This is what I do not understand is so hard for her docs to comprehend. I am not anti-vaccine. I think they serve a GREAT purpose! I wish there was less money involved with some of the drug companies because I think we’d get more straightforward answers and products, but really, it’s not about the politics of it in this case. Vaccines work for 99% of the population and that is a great thing. YES kids like Kendall need all the protection they can get, which would mean we SHOULD continue to try to vaccinate her.

BUT THEY AREn’T GIVING HER PROTECTION!

We are shooting her up with these little toxins with the hopes that her body will kick in and do its part – but its not. So we’re just shooting her up with a very hard to process, illness-inducing placebo. It’s not that I am against the vaccines – I am against the fact that THIS plan isn’t working for Kendall, so why are we continuing to beat our heads against this wall? Either tell me she’ll be fine without vaccines, or come up with Plan B. Well, the problem is, they have a plan B, but it’s IVIG. And really, I am becoming more accepting of Plan B, because we’ve discussed that it would be only for about a year, through next cold and flu season. It would get us over that 2 year hump when most systems are mature enough to deal with the stress of vaccines without flipping out. It would cover so many more illnesses than just the vaccines, and would eliminate having to fight insurance for separate Synagis shots (against RSV).

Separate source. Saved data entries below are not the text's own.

template <int HIDDEN, bool INFERENCE, bool STAGED, int ACT, int OUT_ACT, bool STREAM = false, bool ROWS = false>
__global__ __launch_bounds__(kBlockThreads) void ffmlp_forward_kernel(const elem_t* __restrict__ X, const elem_t* __restrict__ W,
                                                                      elem_t* __restrict__ fwd, elem_t* __restrict__ out, uint32_t B,
                                                                      uint32_t IN, uint32_t NL, uint32_t act, uint32_t out_act,
                                                                      const int32_t* __restrict__ units_dev, uint32_t rows_per_unit) {
    constexpr int OT = HIDDEN / 16;
    constexpr int KSH = (HIDDEN + 31) / 32;
    constexpr int NT = kTilesPerWave;
    uint32_t live = B;
    if constexpr (ROWS) {
        live = live_rows(B, units_dev, rows_per_unit);
        if (blockIdx.x * kRowsPerBlock >= live) return;
    }
    extern __shared__ __attribute__((aligned(16))) char smem[];
    elem8_t* frags = reinterpret_cast<elem8_t*>(smem);

    const int KS0 = (IN + 31) / 32;
    const int base_hidden = OT * KS0;
    const int per_hidden = OT * KSH;
    const int base_out = base_hidden + (NL - 1) * per_hidden;
    const size_t patch_offset = (size_t)(base_out + KSH) * 1024;
    static_assert(!(STREAM && STAGED), "the streaming form stores its activations directly (the LDS holds one layer's fragments and nothing else)");
    if constexpr (!STREAM) {
        stage_fragments(frags, W, IN, false, HIDDEN, IN, false);
        for (uint32_t l = 1; l < NL; l++)
            stage_fragments(frags + (size_t)(base_hidden + (l - 1) * per_hidden) * 64, W + (size_t)HIDDEN * IN + (size_t)(l - 1) * HIDDEN * HIDDEN,
                            HIDDEN, false, HIDDEN, HIDDEN, true);
        stage_fragments(frags + (size_t)base_out * 64, W + (size_t)HIDDEN * IN + (size_t)(NL - 1) * HIDDEN * HIDDEN, HIDDEN, false, 16, HIDDEN,
                        true);
        __syncthreads();
    }
    auto fragments_of = [&](uint32_t m) -> const elem8_t* {
        if constexpr (STREAM) {
            __syncthreads();
            if (m == 0) stage_fragments(frags, W, IN, false, HIDDEN, IN, false);
            else if (m < NL) stage_fragments(frags, W + (size_t)HIDDEN * IN + (size_t)(m - 1) * HIDDEN * HIDDEN, HIDDEN, false, HIDDEN, HIDDEN, true);
            else stage_fragments(frags, W + (size_t)HIDDEN * IN + (size_t)(NL - 1) * HIDDEN * HIDDEN, HIDDEN, false, 16, HIDDEN, true);
            __syncthreads();
            return frags;
        } else {
            return m == 0 ? frags : (m < NL ? frags + (size_t)(base_hidden + (m - 1) * per_hidden) * 64 : frags + (size_t)base_out * 64);
        }
    };

    const int wave = threadIdx.x >> 6, lane = threadIdx.x & 63, r = lane & 15, g = lane >> 4;
    const size_t layer_stride = (size_t)B * HIDDEN;
    constexpr int kRowPitch = HIDDEN + 8;
    elem_t* patch = reinterpret_cast<elem_t*>(smem + patch_offset) + (size_t)wave * 16 * NT * kRowPitch;

    for (uint32_t row0 = blockIdx.x * kRowsPerBlock + wave * 16 * NT; ROWS ? row0 - wave * 16 * NT < live : row0 < B; row0 += gridDim.x * kRowsPerBlock) {
        float4_t acc[NT][OT];
#pragma unroll
        for (int t = 0; t < NT; t++)
#pragma unroll
            for (int ot = 0; ot < OT; ot++) acc[t][ot] = float4_t{0, 0, 0, 0};

        const elem8_t* f0 = fragments_of(0);
        for (int ks = 0; ks < KS0; ks++) {
            elem8_t b[NT];
            const uint32_t k0 = 32 * ks + 8 * g;
#pragma unroll
            for (int t = 0; t < NT; t++) {
                if (k0 < IN) b[t] = *reinterpret_cast<const elem8_t*>(X + (size_t)(row0 + 16 * t + r) * IN + k0);
                else b[t] = elem8_t{0, 0, 0, 0, 0, 0, 0, 0};
            }
#pragma unroll
            for (int ot = 0; ot < OT; ot++) {
                const elem8_t a = f0[(size_t)(ot * KS0 + ks) * 64 + lane];
#pragma unroll
                for (int t = 0; t < NT; t++) acc[t][ot] = mfma16(a, b[t], acc[t][ot]);
            }
        }

        elem8_t bop[NT][KSH];
        for (uint32_t l = 0;; l++) {
#pragma unroll
            for (int t = 0; t < NT; t++) {
#pragma unroll
                for (int ot = 0; ot < OT; ot++) {
#pragma unroll
                    for (int j = 0; j < 4; j++) acc[t][ot][j] = act_fwd<ACT>(act, acc[t][ot][j]);
                    if constexpr (!INFERENCE) {
                        if constexpr (STAGED) store4(patch + (size_t)(16 * t + r) * kRowPitch + 16 * ot + 4 * g, acc[t][ot]);
                        else store4(fwd + l * layer_stride + (size_t)(row0 + 16 * t + r) * HIDDEN + 16 * ot + 4 * g, acc[t][ot]);
                    }
                }
#pragma unroll
                for (int s = 0; s < KSH; s++) {
                    const float4_t zero{0, 0, 0, 0};
                    bop[t][s] = pack_operand(acc[t][2 * s], (2 * s + 1 < OT) ? acc[t][(2 * s + 1 < OT) ? 2 * s + 1 : 0] : zero);
                }
            }
            if constexpr (!INFERENCE && STAGED) {
                constexpr int kPieces = HIDDEN / 8;
                elem_t* dst = fwd + l * layer_stride + (size_t)row0 * HIDDEN;
#pragma unroll
                for (int it = 0; it < 16 * NT * kPieces / 64; it++) {
                    const int c = it * 64 + lane, row = c / kPieces, piece = c % kPieces;
                    *reinterpret_cast<elem8_t*>(dst + (size_t)row * HIDDEN + 8 * piece) =
                        *reinterpret_cast<const elem8_t*>(patch + (size_t)row * kRowPitch + 8 * piece);
                }
            }
            if (l + 1 >= NL) break;
            const elem8_t* fl = fragments_of(l + 1);
#pragma unroll
            for (int ot = 0; ot < OT; ot++) {
                float4_t c[NT];
#pragma unroll
                for (int t = 0; t < NT; t++) c[t] = float4_t{0, 0, 0, 0};
#pragma unroll
                for (int ks = 0; ks < KSH; ks++) {
                    const elem8_t a = fl[(size_t)(ot * KSH + ks) * 64 + lane];
#pragma unroll
                    for (int t = 0; t < NT; t++) c[t] = mfma16(a, bop[t][ks], c[t]);
                }
#pragma unroll
                for (int t = 0; t < NT; t++) acc[t][ot] = c[t];
            }
        }

        {
            const elem8_t* fo = fragments_of(NL);
            float4_t c[NT];
#pragma unroll
            for (int t = 0; t < NT; t++) c[t] = float4_t{0, 0, 0, 0};
#pragma unroll
            for (int ks = 0; ks < KSH; ks++) {
                const elem8_t a = fo[(size_t)ks * 64 + lane];
#pragma unroll
                for (int t = 0; t < NT; t++) c[t] = mfma16(a, bop[t][ks], c[t]);
            }
#pragma unroll
            for (int t = 0; t < NT; t++) {
#pragma unroll
                for (int j = 0; j < 4; j++) c[t][j] = act_fwd<OUT_ACT>(out_act, c[t][j]);
                store4(out + (size_t)(row0 + 16 * t + r) * 16 + 4 * g, c[t]);
            }
        }
    }
}

__device__ __forceinline__ elem_t narrow16(float v) {
    asm volatile("" : "+v"(v));
    return (elem_t)v;
}

template <bool TRAIN, bool DENSITY = false>
__global__ __launch_bounds__(kBlockThreads) void field_forward_kernel(const elem_t* __restrict__ feats, const float* __restrict__ dirs,
                                                                      const elem_t* __restrict__ Ws, const elem_t* __restrict__ Wc, uint32_t B,
                                                                      float* __restrict__ sigma, float* __restrict__ rgbs, elem_t* __restrict__ x_rows,
                                                                      elem_t* __restrict__ h_out, elem_t* __restrict__ cin_out,
                                                                      elem_t* __restrict__ hc_out, const int* __restrict__ units_dev,
                                                                      uint32_t rows_per_unit) {
    constexpr int HIDDEN = 64, IN = 32, OT = 4, KSH = 2, NT = kTilesPerWave;
    const uint32_t live = units_dev ? min(B, (uint32_t)units_dev[0] * unit_rows(rows_per_unit, (uint32_t)units_dev[0])) : B;
    extern __shared__ __attribute__((aligned(16))) char smem[];
    elem8_t* frags = reinterpret_cast<elem8_t*>(smem);
    constexpr int kS0 = 0, kS1 = 4, kSo = 12, kC0 = 14, kC1 = 18, kC2 = 26, kCo = 34;
    stage_fragments(frags + kS0 * 64, Ws, IN, false, HIDDEN, IN, false);
    stage_fragments(frags + kS1 * 64, Ws + HIDDEN * IN, HIDDEN, false, HIDDEN, HIDDEN, true);
    stage_fragments(frags + kSo * 64, Ws + HIDDEN * IN + HIDDEN * HIDDEN, HIDDEN, false, 16, HIDDEN, true);
    if constexpr (!DENSITY) {
        stage_fragments(frags + kC0 * 64, Wc, IN, false, HIDDEN, IN, false);
        stage_fragments(frags + kC1 * 64, Wc + HIDDEN * IN, HIDDEN, false, HIDDEN, HIDDEN, true);
        stage_fragments(frags + kC2 * 64, Wc + HIDDEN * IN + HIDDEN * HIDDEN, HIDDEN, false, HIDDEN, HIDDEN, true);
        stage_fragments(frags + kCo * 64, Wc + HIDDEN * IN + 2 * HIDDEN * HIDDEN, HIDDEN, false, 16, HIDDEN, true);
    }
    __syncthreads();

    const int wave = threadIdx.x >> 6, lane = threadIdx.x & 63, r = lane & 15, g = lane >> 4;
    auto hidden = [&](const elem8_t* fl, const elem8_t (&bop)[NT][KSH], float4_t (&acc)[NT][OT]) {
#pragma unroll
        for (int ot = 0; ot < OT; ot++) {
            float4_t c[NT];
#pragma unroll
            for (int t = 0; t < NT; t++) c[t] = float4_t{0, 0, 0, 0};
#pragma unroll
            for (int ks = 0; ks < KSH; ks++) {
                const elem8_t a = fl[(size_t)(ot * KSH + ks) * 64 + lane];
#pragma unroll
                for (int t = 0; t < NT; t++) c[t] = mfma16(a, bop[t][ks], c[t]);
            }
#pragma unroll
            for (int t = 0; t < NT; t++) acc[t][ot] = c[t];
        }
    };
    auto relu_pack = [&](float4_t (&acc)[NT][OT], elem8_t (&bop)[NT][KSH]) {
#pragma unroll
        for (int t = 0; t < NT; t++) {
#pragma unroll
            for (int ot = 0; ot < OT; ot++)
#pragma unroll
                for (int j = 0; j < 4; j++) acc[t][ot][j] = act_forward(kRelu, acc[t][ot][j]);
#pragma unroll
            for (int s = 0; s < KSH; s++) bop[t][s] = pack_operand(acc[t][2 * s], acc[t][2 * s + 1]);
        }
    };
    auto out_tile = [&](const elem8_t* fo, const elem8_t (&bop)[NT][KSH], float4_t (&c)[NT]) {
#pragma unroll
        for (int t = 0; t < NT; t++) c[t] = float4_t{0, 0, 0, 0};
#pragma unroll
        for (int ks = 0; ks < KSH; ks++) {
            const elem8_t a = fo[(size_t)ks * 64 + lane];
#pragma unroll
            for (int t = 0; t < NT; t++) c[t] = mfma16(a, bop[t][ks], c[t]);
        }
    };

    for (uint32_t row0 = blockIdx.x * kRowsPerBlock + wave * 16 * NT; row0 < live; row0 += gridDim.x * kRowsPerBlock) {
        if constexpr (!TRAIN && !DENSITY) {
            bool used = false;
#pragma unroll
            for (int t = 0; t < NT; t++) used |= !(dirs[(size_t)(row0 + 16 * t + r) * 3] > 1e29f);
            if (__ballot(used) == 0ull) continue;
        }
        float4_t acc[NT][OT];
        elem8_t bop[NT][KSH];
        {
            elem8_t b[NT];
#pragma unroll
            for (int t = 0; t < NT; t++) {
                const size_t row = row0 + 16 * t + r;
                uint32_t w[4];
#pragma unroll
                for (int q = 0; q < 4; q++) w[q] = *reinterpret_cast<const uint32_t*>(feats + ((size_t)(4 * g + q) * B + row) * 2);
                typedef uint32_t u4 __attribute__((ext_vector_type(4)));
                if constexpr (kElemIsHalf) {
                    b[t] = __builtin_bit_cast(elem8_t, u4{w[0], w[1], w[2], w[3]});
                } else {
                    const half8_t hf = __builtin_bit_cast(half8_t, u4{w[0], w[1], w[2], w[3]});
#pragma unroll
                    for (int j = 0; j < 8; j++) b[t][j] = (elem_t)(float)hf[j];
                }
                if constexpr (TRAIN) *reinterpret_cast<elem8_t*>(x_rows + row * IN + 8 * g) = b[t];
            }
#pragma unroll
            for (int ot = 0; ot < OT; ot++) {
                const elem8_t a = frags[(size_t)(kS0 + ot) * 64 + lane];
#pragma unroll
                for (int t = 0; t < NT; t++) acc[t][ot] = mfma16(a, b[t], float4_t{0, 0, 0, 0});
            }
        }
        relu_pack(acc, bop);
        hidden(frags + kS1 * 64, bop, acc);
        relu_pack(acc, bop);
        float4_t h[NT];
        out_tile(frags + kSo * 64, bop, h);

        if constexpr (DENSITY) {
            if (g == 0) {
#pragma unroll
                for (int t = 0; t < NT; t++) sigma[row0 + 16 * t + r] = expf((float)(elem_t)h[t][0]);
            }
            continue;
        }
        elem8_t bc[NT];
#pragma unroll
        for (int t = 0; t < NT; t++) {
            const size_t row = row0 + 16 * t + r;
            float4_t hr;
#pragma unroll
            for (int j = 0; j < 4; j++) hr[j] = (float)(elem_t)h[t][j];
            if (g == 0) sigma[row] = expf(hr[0]);
            float sh16[16];
            sh::eval<4>(dirs[row * 3], dirs[row * 3 + 1], dirs[row * 3 + 2], sh16);
            elem8_t cv;
#pragma unroll
            for (int j = 0; j < 8; j++) {
                const float geo = __shfl(hr[(j + 1) & 3], r + 16 * (2 * (g & 1) + ((j + 1) >> 2)), 64);
                float sh_lo = sh16[j], sh_hi = sh16[8 + j];
                asm volatile("" : "+v"(sh_lo), "+v"(sh_hi));
                const float shj = (g & 1) ? sh_hi : sh_lo;
                cv[j] = g < 2 ? narrow16(shj) : ((g == 3 && j == 7) ? (elem_t)0.0f : (elem_t)geo);
            }
            bc[t] = cv;
            if constexpr (TRAIN) {
                store4(h_out + row * 16 + 4 * g, h[t]);
                *reinterpret_cast<elem8_t*>(cin_out + row * IN + 8 * g) = cv;
            }
        }
#pragma unroll
        for (int ot = 0; ot < OT; ot++) {
            const elem8_t a = frags[(size_t)(kC0 + ot) * 64 + lane];
#pragma unroll
            for (int t = 0; t < NT; t++) acc[t][ot] = mfma16(a, bc[t], float4_t{0, 0, 0, 0});
        }
        relu_pack(acc, bop);
        hidden(frags + kC1 * 64, bop, acc);
        relu_pack(acc, bop);
        hidden(frags + kC2 * 64, bop, acc);
        relu_pack(acc, bop);
        float4_t c[NT];
        out_tile(frags + kCo * 64, bop, c);
#pragma unroll
        for (int t = 0; t < NT; t++) {
            const size_t row = row0 + 16 * t + r;
            if constexpr (TRAIN)
                if (hc_out) store4(hc_out + row * 16 + 4 * g, c[t]);
            if (g == 0) {
#pragma unroll
                for (int k = 0; k < 3; k++) {
                    const float x = (float)(elem_t)c[t][k];
                    rgbs[row * 3 + k] = (float)narrow16(1.0f / (1.0f + expf(-x)));
                }
            }
        }
    }
}

template <int HIDDEN, bool STREAM = false>
__global__ __launch_bounds__(kBlockThreads) void ffmlp_dgrad_kernel(const elem_t* __restrict__ grad, const elem_t* __restrict__ W,
                                                                    const elem_t* __restrict__ fwd, elem_t* __restrict__ bb,
                                                                    elem_t* __restrict__ grad_inputs, uint32_t B, uint32_t IN, uint32_t NL,
                                                                    uint32_t act) {
    constexpr int OT = HIDDEN / 16;
    constexpr int KSH = (HIDDEN + 31) / 32;
    constexpr int NT = kTilesPerWave;
    extern __shared__ __attribute__((aligned(16))) char smem[];
    elem8_t* frags = reinterpret_cast<elem8_t*>(smem);

    const elem_t* W_hidden = W + (size_t)HIDDEN * IN;
    const elem_t* W_out = W_hidden + (size_t)(NL - 1) * HIDDEN * HIDDEN;
    const int per_hidden = OT * KSH;
    const int base_hidden = OT;
    const int base_in = base_hidden + (NL - 1) * per_hidden;
    if constexpr (!STREAM) {
        stage_fragments(frags, W_out, HIDDEN, true, HIDDEN, 16, false);
        for (uint32_t j = 1; j < NL; j++)
            stage_fragments(frags + (size_t)(base_hidden + (j - 1) * per_hidden) * 64, W_hidden + (size_t)(NL - 1 - j) * HIDDEN * HIDDEN, HIDDEN, true,
                            HIDDEN, HIDDEN, true);
        if (grad_inputs) stage_fragments(frags + (size_t)base_in * 64, W, IN, true, IN, HIDDEN, true);
        __syncthreads();
    }
    auto fragments_of = [&](uint32_t j) -> const elem8_t* {
        if constexpr (STREAM) {
            __syncthreads();
            if (j == 0) stage_fragments(frags, W_out, HIDDEN, true, HIDDEN, 16, false);
            else if (j < NL) stage_fragments(frags, W_hidden + (size_t)(NL - 1 - j) * HIDDEN * HIDDEN, HIDDEN, true, HIDDEN, HIDDEN, true);
            else stage_fragments(frags, W, IN, true, IN, HIDDEN, true);
            __syncthreads();
            return frags;
        } else {
            return j == 0 ? frags : (j < NL ? frags + (size_t)(base_hidden + (j - 1) * per_hidden) * 64 : frags + (size_t)base_in * 64);
        }
    };

    const int wave = threadIdx.x >> 6, lane = threadIdx.x & 63, r = lane & 15, g = lane >> 4;
    const size_t layer_stride = (size_t)B * HIDDEN;

    for (uint32_t row0 = blockIdx.x * kRowsPerBlock + wave * 16 * NT; row0 < B; row0 += gridDim.x * kRowsPerBlock) {
        elem8_t bg[NT];
#pragma unroll
        for (int t = 0; t < NT; t++) {
            if (g < 2) bg[t] = *reinterpret_cast<const elem8_t*>(grad + (size_t)(row0 + 16 * t + r) * 16 + 8 * g);
            else bg[t] = elem8_t{0, 0, 0, 0, 0, 0, 0, 0};
        }
        float4_t acc[NT][OT];
        const elem8_t* fout = fragments_of(0);
#pragma unroll
        for (int ot = 0; ot < OT; ot++) {
            const elem8_t a = fout[(size_t)ot * 64 + lane];
#pragma unroll
            for (int t = 0; t < NT; t++) acc[t][ot] = mfma16(a, bg[t], float4_t{0, 0, 0, 0});
        }

        elem8_t bop[NT][KSH];
        for (uint32_t j = 0;; j++) {
            const elem_t* f = fwd + (size_t)(NL - 1 - j) * layer_stride;
#pragma unroll
            for (int t = 0; t < NT; t++) {
#pragma unroll
                for (int ot = 0; ot < OT; ot++) {
                    const size_t off = (size_t)(row0 + 16 * t + r) * HIDDEN + 16 * ot + 4 * g;
                    const elem4_t y = *reinterpret_cast<const elem4_t*>(f + off);
#pragma unroll
                    for (int q = 0; q < 4; q++) acc[t][ot][q] = act_backward(act, (float)(elem_t)acc[t][ot][q], (float)y[q]);
                    store4(bb + j * layer_stride + off, acc[t][ot]);
                }
#pragma unroll
                for (int s = 0; s < KSH; s++) {
                    const float4_t zero{0, 0, 0, 0};
                    bop[t][s] = pack_operand(acc[t][2 * s], (2 * s + 1 < OT) ? acc[t][(2 * s + 1 < OT) ? 2 * s + 1 : 0] : zero);
                }
            }
            if (j + 1 >= NL) break;
            const elem8_t* fl = fragments_of(j + 1);
#pragma unroll
            for (int ot = 0; ot < OT; ot++) {
                float4_t c[NT];
// ... 918 lines not shown
        return NERFTEX_ERR_INVALID;
    }
    return dispatch_forward<false>(inputs, weights, B, input_dim, hidden_dim, num_layers, activation, output_activation, forward_buffer, outputs,
                                   as_stream(stream));
}
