@@ -564,7 +603,35 @@
     else x3h_launch_up<MT, TH, false, false>(a, st);
 }
 
+template <int MT, int TH, bool UP, int TAIL>
+static void x3h_launch_tail(const ConvArgs& a, hipStream_t st) {
+    using Cfg = X3hCfg<MT, TH, UP, TAIL>;
+    auto kern = conv_x3h_kernel<MT, TH, UP, (TH == 8 && !UP), false, TAIL>;
+    static std::atomic<unsigned long long> attr_done{0};
+    ensure_lds_attr(attr_done, reinterpret_cast<const void*>(kern), Cfg::LDS_BYTES);
+    VR_LAUNCH(kern, dim3((a.npt + 7) / 8 * 8), dim3(256), Cfg::LDS_BYTES, st, a);
+    VR_HIP(hipGetLastError());
+}
+
+bool x3h_tail_ok(const ConvArgs& a, const X3Tile& t) {
+    if (a.tail != 1 && a.tail != 2) return false;
+    if (a.bf16 != 3 || a.nct != 1 || a.Cout > t.MT || a.part || a.w_hi != 0 || !a.t_w || !a.t_epi || !a.t_p) return false;
+    const bool up = (a.src[0].up | (a.nsrc > 1 ? a.src[1].up : 0) | (a.nsrc > 2 ? a.src[2].up : 0)) != 0;
+    if (a.tail == 1) return t.MT == 32 && t.TH == 16 && up && a.t_Cout >= 1 && a.t_Cout <= 16 && a.t_CoutPad >= a.t_Cout;
+    if (a.d1 < a.Cout || !a.dst[0].p || a.dst[0].accumulate || a.dst[0].wshift) return false;
+    return t.TH == 8 && (t.MT == 64 || (t.MT == 32 && !up));
+}
+
 void x3h_launch_conv(const ConvArgs& a, const X3Tile& t, hipStream_t st) {
+    if (a.tail) {
+        VR_CHECK(x3h_tail_ok(a, t), -2, "conv_x3h: no kernel for this launch with a second stage (x3h_tail_ok)");
+        const bool up = (a.src[0].up | a.src[1].up | a.src[2].up) != 0;
+        if (a.tail == 1) x3h_launch_tail<32, 16, true, 1>(a, st);
+        else if (t.MT == 32) x3h_launch_tail<32, 8, false, 2>(a, st);
+        else if (up) x3h_launch_tail<64, 8, true, 2>(a, st);
+        else x3h_launch_tail<64, 8, false, 2>(a, st);
+        return;
+    }
     if (t.MT == 64) x3h_launch<64, 8>(a, st);
     else if (t.TH == 16) x3h_launch<32, 16>(a, st);
     else x3h_launch<32, 8>(a, st);
diff --git a/vocal-remover_amd/csrc/conv_x3h_tail.h b/vocal-remover_amd/csrc/conv_x3h_tail.h
--- /dev/null
+++ b/vocal-remover_amd/csrc/conv_x3h_tail.h
@@ -0,0 +1,171 @@
+#pragma once
+#include "conv_epilogue.h"
+#include "x3h_common.h"
+
+namespace vr {
+
+typedef float vr_epi_f4 __attribute__((ext_vector_type(4)));
+
+template <int K>
+__device__ __forceinline__ void x3h_other_half(const float (&v)[K], float (&o)[K], int lane) {
+    const int addr = (lane ^ 32) * 4;
+#pragma unroll
+    for (int i = 0; i < K; ++i)
+        asm volatile("ds_bpermute_b32 %0, %1, %2" : "=v"(o[i]) : "v"(addr), "v"(v[i]));
+    asm volatile("s_waitcnt lgkmcnt(0)" ::: "memory");
+#pragma unroll
+    for (int i = 0; i < K; ++i) asm volatile("" : "+v"(o[i]));
+}
+
+template <int WN, int J>
+__device__ __forceinline__ void x3h_tail_mix(f32x16 (&acc)[1][WN], const float* T, float tslope, int tCout, float* tp, long long tsN,
+                                             long long tsC, long long tsH, int n, int hrow0, int wcol, int Hout, int Wout, int khalf, int lane) {
+    constexpr int H = J / 2, CB = 32 / H;
+    constexpr int NP = 2;
+    static_assert(WN % NP == 0, "pixel groups");
+    float s2[H], b2[H];
+#pragma unroll
+    for (int jj = 0; jj < H; ++jj) {
+        s2[jj] = T[512 + 2 * (khalf * H + jj)];
+        b2[jj] = T[512 + 2 * (khalf * H + jj) + 1];
+    }
+    asm volatile("s_waitcnt lgkmcnt(0)" ::: "memory");
+#pragma unroll
+    for (int jj = 0; jj < H; ++jj) asm volatile("" : "+v"(s2[jj]), "+v"(b2[jj]));
+    float* const q0 = tp + (long long)n * tsN + (long long)(khalf * H) * tsC + wcol;
+    const unsigned wl = (unsigned)(size_t)T + (unsigned)(khalf * H * 4);
+    static_for<WN / NP>([&](auto pass) {
+        constexpr int n0 = decltype(pass)::value * NP;
+        float mine[16 * NP], oth[16 * NP];
+#pragma unroll
+        for (int r = 0; r < 16; ++r)
+#pragma unroll
+            for (int ni = 0; ni < NP; ++ni) mine[r * NP + ni] = acc[0][n0 + ni][r];
+        x3h_other_half<16 * NP>(mine, oth, lane);
+        float y[H][NP];
+#pragma unroll
+        for (int jj = 0; jj < H; ++jj)
+#pragma unroll
+            for (int ni = 0; ni < NP; ++ni) y[jj][ni] = 0.f;
+        static_for<32 / CB>([&](auto batch) {
+            constexpr int cb = decltype(batch)::value;
+            vr_epi_f4 q[CB][H / 4];
+#pragma unroll
+            for (int i = 0; i < CB; ++i)
+#pragma unroll
+                for (int j4 = 0; j4 < H / 4; ++j4)
+                    asm volatile("ds_read_b128 %0, %1 offset:%2" : "=v"(q[i][j4]) : "v"(wl), "n"(((cb * CB + i) * 16 + 4 * j4) * 4));
+            asm volatile("s_waitcnt lgkmcnt(0)" ::: "memory");
+            float w[CB][H];
+#pragma unroll
+            for (int i = 0; i < CB; ++i)
+#pragma unroll
+                for (int j4 = 0; j4 < H / 4; ++j4) {
+                    asm volatile("" : "+v"(q[i][j4]));
+#pragma unroll
+                    for (int e = 0; e < 4; ++e) w[i][4 * j4 + e] = q[i][j4][e];
+                }
+            static_for<CB>([&](auto ch) {
+                constexpr int i = decltype(ch)::value, c = cb * CB + i;
+                constexpr int r = (c >> 3) * 4 + (c & 3);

but again, we are waiting for neurology to tell us that she may or may not have more seizures if we try to vaccinate her again before we make this decision. Her metabolic/genetic docs feel that vaccines are always the appropriate course of treatment, so they recommend that she continue with the vaccines (although realistically, I don’t think they have the whole picture of what is going on to make that decision. I think I just got the “party line” from them on their recommendations when I asked.) Immunology is willing to start the IVIG as soon as someone ELSE makes the call. And then there’s Dr. Natalie.

“That is the most ridiculous thing I’ve ever heard!!! WHY do they want to try to continue to vaccinate her even if its NOT seizures?!?!?! Clearly her body can’t handle it! START IVIG NOW!!!!” I was laughing pretty hard at her because she is just so “no non-sense” when it comes to certain things.

So we had a talk about the fact that if it were Dr. Natalie’s call, she would refer us to get a “port" (easily accessible IV that is permanently placed in Kendall’s chest) within the next week or so, so that we could just start the IVIG treatments sooner than later, as well as have that more easy, permanent access for any IV fluid boosts that Kendall might need. I was stunned to say the least. And relieved. And resistant. And a little bit…I can’t think of the right word. Ready? To do whatever we have to do to keep Kendall healthy – or at least MUCH healthier than last winter! So we talked about waiting to hear from Neuro (we have to get the stupid EEG test SCHEDULED first before they can even make a recommendation), but that Dr. Natalie would write up her recommendations and send them up to our care team in Milwaukee for further consideration on the matter.

It was a relief because while a part of me thinks that we will probably end up on this plan, it isn’t one that I would hope for for kendall. And yet, it would have probably fallen to me to be the one pushing for something to help ease the IVIG treatments since Kendall has a penchant for losing peripheral access (IV’s) at inopportune times, after going through the trauma of trying to get a line started in the first place. At LG on the peds floor (where every nurse is used to starting lines on small babies), we still have to have NICU or PICU nurses come start them (who are used to starting REALLY difficult lines in one lb babies), and even then they usually blow a few spots before getting one to stick. The problem is that by the time Kendall needs an IV started, she’s usually so dehydrated that her veins are starting to show instability. It’s a catch 22 for her. But anyways. The burden of advocating for Kendall as her only voice has again been lifted a little bit by Dr. Natalie’s plan and absolute committment to PROACTIVELY caring for Kendall.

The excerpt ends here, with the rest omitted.